I'm sorry to report that my sister was diagnosed with lung cancer a week ago Tuesday. Though her doctors are optimistic, her prognosis isn't great. Lots of crying since then.

Mary Ann remains an active participant in her recovery in terms of diet and other lifestyle changes. She's planning on taking a spin class and maybe yoga. She met with her boss last week, and he said she'd done more to help the bank in the ten months she's been there than her predecessor did in five years. He's willing to fight for her and do whatever it is she'd like to do. I wasn't surprised and, knowing her as I do, and something about their relationship, I told her that this is what I imagined would happen beforehand. She's very much leaning towards making a clean break from work for several reasons, one of which is to use the time for things she'd like to do rather than working.
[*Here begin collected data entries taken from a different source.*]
+            auto words_of = [&](const int p, const u32 base, int& c, u32& t, bool& lv) -> QplWords {
+                u32 qa, nx, cA;
+                const u32 nloc = pass_lines(p, c, qa, nx, cA);
+                t = line_thread(base, nloc, qa, nx, cA, lv);
+                return fetch_words(c, t);
+            };
+            int p0 = 0, done = 0;
+            u32 b0 = 0;
+            seek(p0, b0);
+            if (p0 < g.npass) {
+                int p1 = p0, c0, c1;
+                u32 b1 = b0 + (u32)lpg, t0, t1;
+                bool lv0, lv1;
+                seek(p1, b1);
+                QplWords w0 = words_of(p0, b0, c0, t0, lv0);
+                QplCoef k0 = fetch_coef(c0, t0);
+                QplStatic<T> q0 = fetch_static(c0, t0, w0);
+                QplRows<T> rw0 = fetch_rows(w0);
+                for (;;) {
+                    for (; done < p0; ++done) { if constexpr (!LD) __threadfence_block(); __syncthreads(); }
+                    const bool n1 = p1 < g.npass;
+                    const QplWords w1 = words_of(n1 ? p1 : p0, n1 ? b1 : b0, c1, t1, lv1);
+                    QplStatic<T> q1;
+                    QplCoef k1;
+                    QplRows<T> rw1;
+                    one(lv0 ? 0u : 1u, 1u, 0u, 0u, &w0, &q0, &k0, &rw0, [&] { k1 = fetch_coef(c1, t1); q1 = fetch_static(c1, t1, w1); },
+                        [&] { rw1 = fetch_rows(w1); });
+                    if (!n1) break;
+                    p0 = p1; b0 = b1; lv0 = lv1; w0 = w1; q0 = q1; k0 = k1; rw0 = rw1;
+                    b1 += (u32)lpg;
+                    seek(p1, b1);
+                }
+            }
+            for (; done < g.npass; ++done) { if constexpr (!LD) __threadfence_block(); __syncthreads(); }
+        }
+        if constexpr (LD) {
+            T* __restrict__ dst = ebase;
+            const int ea = k == 0 ? 0 : fuse_x0(g, k), eb = k == g.nslabs - 1 ? g.nX : fuse_x1(g, k) - 1;
+            for_edges(ea, eb, [&](const u32 off, const u32 io) { dst[off] = img[io]; });
         }
     } else if constexpr (!HL) {
-        one((u32)wg * (u32)lpg + (u32)(quad >> lseg), (u32)((a.mode == 0) ? a.cntA * a.cntB : a.cnt), (u32)a.t, (u32)a.jQ0);
+        one((u32)wg * (u32)lpg + (u32)(quad >> lseg), (u32)((a.mode == 0) ? a.cntA * a.cntB : a.cnt), (u32)a.t, (u32)a.jQ0, nullptr, nullptr, nullptr, nullptr, [] {}, [] {});
 #ifdef EMG3D_LAB
         if ((a.tile & 512) && blockIdx.x == 0 && threadIdx.x == 0) {
             asm volatile("s_waitcnt vmcnt(0)" ::: "memory");
@@ -561,7 +731,7 @@
             if (jq1 > nQm) jq1 = nQm;
             const int n = jq1 - jq0 + 1;
             for (int base = 0; base < n; base += lpg) {
-                one((u32)(quad >> lseg), (u32)min(n - base, lpg), (u32)tt, (u32)(jq0 + base));
+                one((u32)(quad >> lseg), (u32)min(n - base, lpg), (u32)tt, (u32)(jq0 + base), nullptr, nullptr, nullptr, nullptr, [] {}, [] {});
                 __threadfence_block();
                 __syncthreads();
             }
diff --git a/emg3d_amd/csrc/sweep_launch.hpp b/emg3d_amd/csrc/sweep_launch.hpp
--- a/emg3d_amd/csrc/sweep_launch.hpp
+++ b/emg3d_amd/csrc/sweep_launch.hpp
@@ -11,6 +11,13 @@
 template <class T> bool tha_attrs(int max_dyn_lds);
 
 template <class T> void qpl_launch(int nw, int m, bool hl, int dm, bool chain, dim3 grid, hipStream_t st, const LineArgs<T>& a);
-template <class T> void qpl_fused_launch(bool chain, dim3 grid, hipStream_t st, const LineArgs<T>& a);
+template <class T> void qpl_fused_launch(bool chain, int fv, size_t dyn_lds, dim3 grid, hipStream_t st, const LineArgs<T>& a);
+struct FuseOffArgs {
+    const void* qd;
+    void* out;
+    unsigned qdn;
+    FuseOffMap m;
+};
+void qpl_fuse_offsets_launch(const FuseOffArgs& a, hipStream_t st);
 
 template <class T> void residual_launch(int mode, int kz, dim3 grid, hipStream_t st, const ResidualArgs<T>& a);
diff --git a/emg3d_amd/csrc/sweep_plan.hpp b/emg3d_amd/csrc/sweep_plan.hpp
--- a/emg3d_amd/csrc/sweep_plan.hpp
+++ b/emg3d_amd/csrc/sweep_plan.hpp
@@ -23,6 +23,7 @@
     return (2 * SWEEP_THA_RING * 5 + 2 * ((nL + 1) / 2 + 2)) * (5 * SWEEP_THA_LPW) * (i64)tsize;
 }
 
+constexpr int SWEEP_FUSE_LDS_MAX = 63 * 1024;
 struct SweepKnobs {
     i64 simds = 1024;
     i64 lds_limit = 160 * 1024;
@@ -57,6 +58,8 @@
     int fuse_max_seg = (int)LAB_ENV("EMG3D_QPL_FUSE", 4);
     i64 fuse_own = LAB_ENV("EMG3D_QPL_FUSE_W", 0);
     i64 fuse_max_bytes = LAB_ENV("EMG3D_QPL_FUSE_BYTES", (i64)64 << 20);
+    i64 fuse_lds_bytes = std::min<i64>(LAB_ENV("EMG3D_QPL_FUSE_LDS_BYTES", SWEEP_FUSE_LDS_MAX), SWEEP_FUSE_LDS_MAX);
+    int fuse_prefetch = (int)LAB_ENV("EMG3D_QPL_FUSE_PREFETCH", 0);
     int use_tha = (int)LAB_ENV("EMG3D_THA", 3);
     i64 tha_min_nl = LAB_ENV("EMG3D_THA_MIN", 33), tha_mid_nl = LAB_ENV("EMG3D_THA_MID", 64), tha_min_lines_env = LAB_ENV("EMG3D_THA_MIN_LINES", 0);
     i64 tha_max_nl = LAB_ENV("EMG3D_THA_MAX", 128);
@@ -249,8 +252,61 @@
 SWEEP_HD inline int fuse_hi(const FuseGeom& g, int k, int p) { const int v = fuse_x1(g, k) + (g.npass - 1 - p); return v > g.nX - 1 ? g.nX - 1 : v; }
 SWEEP_HD inline int fuse_owner(const FuseGeom& g, int j) { const int k = j <= 0 ? 0 : (j - 1) / g.own; return k > g.nslabs - 1 ? g.nslabs - 1 : k; }
 
+struct FuseImage { i64 dL[3], dO[3], pb[3], plane, elems; };
+inline FuseImage fuse_image(const FuseGeom& g, int axis, i64 nL, i64 nO) {
+    FuseImage im;
+    const int X = axis ? 2 : 1, O = axis ? 1 : 2;
+    for (int c = 0; c < 3; ++c) {
+        im.dL[c] = nL + (c != 0 ? 1 : 0);
+        im.dO[c] = nO + ((c == 0 || c == X) ? 1 : 0);
+    }
+    im.pb[0] = 0; im.pb[O] = im.dL[0] * im.dO[0]; im.pb[X] = im.pb[O] + im.dL[O] * im.dO[O];
+    im.plane = im.pb[X] + im.dL[X] * im.dO[X];
+    im.elems = 0;
+    for (int k = 0; k < g.nslabs; ++k) {
+        const int ra = fuse_lo(g, k, 0) - 1, rb = fuse_hi(g, k, 0) + 1;
+        im.elems = std::max(im.elems, (i64)(rb - ra + 1) * im.plane - (rb > g.nX - 1 ? im.dL[X] * im.dO[X] : 0));
+    }
+    return im;
+}
+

The news knocked me out as well. Until now, I couldn't bring myself to comment on it here on SR. I'm spending a lot of time with her, making sure she has what she needs. I took on additional work, since she may need financial support as well. Though she's prepared well for her retirement, cancer treatment can bankrupt anyone, even someone with the best insurance. I experience intermittent mood swings, something which is new to me, as well as spells of anxiety, which is also new to me. Though I continue to take care of myself, I've temporarily lost something inside.

I get strength from many of the people who post here, though I must admit that I've lost some of my compassion for people who refuse to take care of themselves, here and in the real world as well. I just don't have anything to offer them.

On a more positive note, I remain in awe at both the quality and the tremendous amount of support that people offer here, both to me and others.

Thank you all again and, as always, it makes a difference.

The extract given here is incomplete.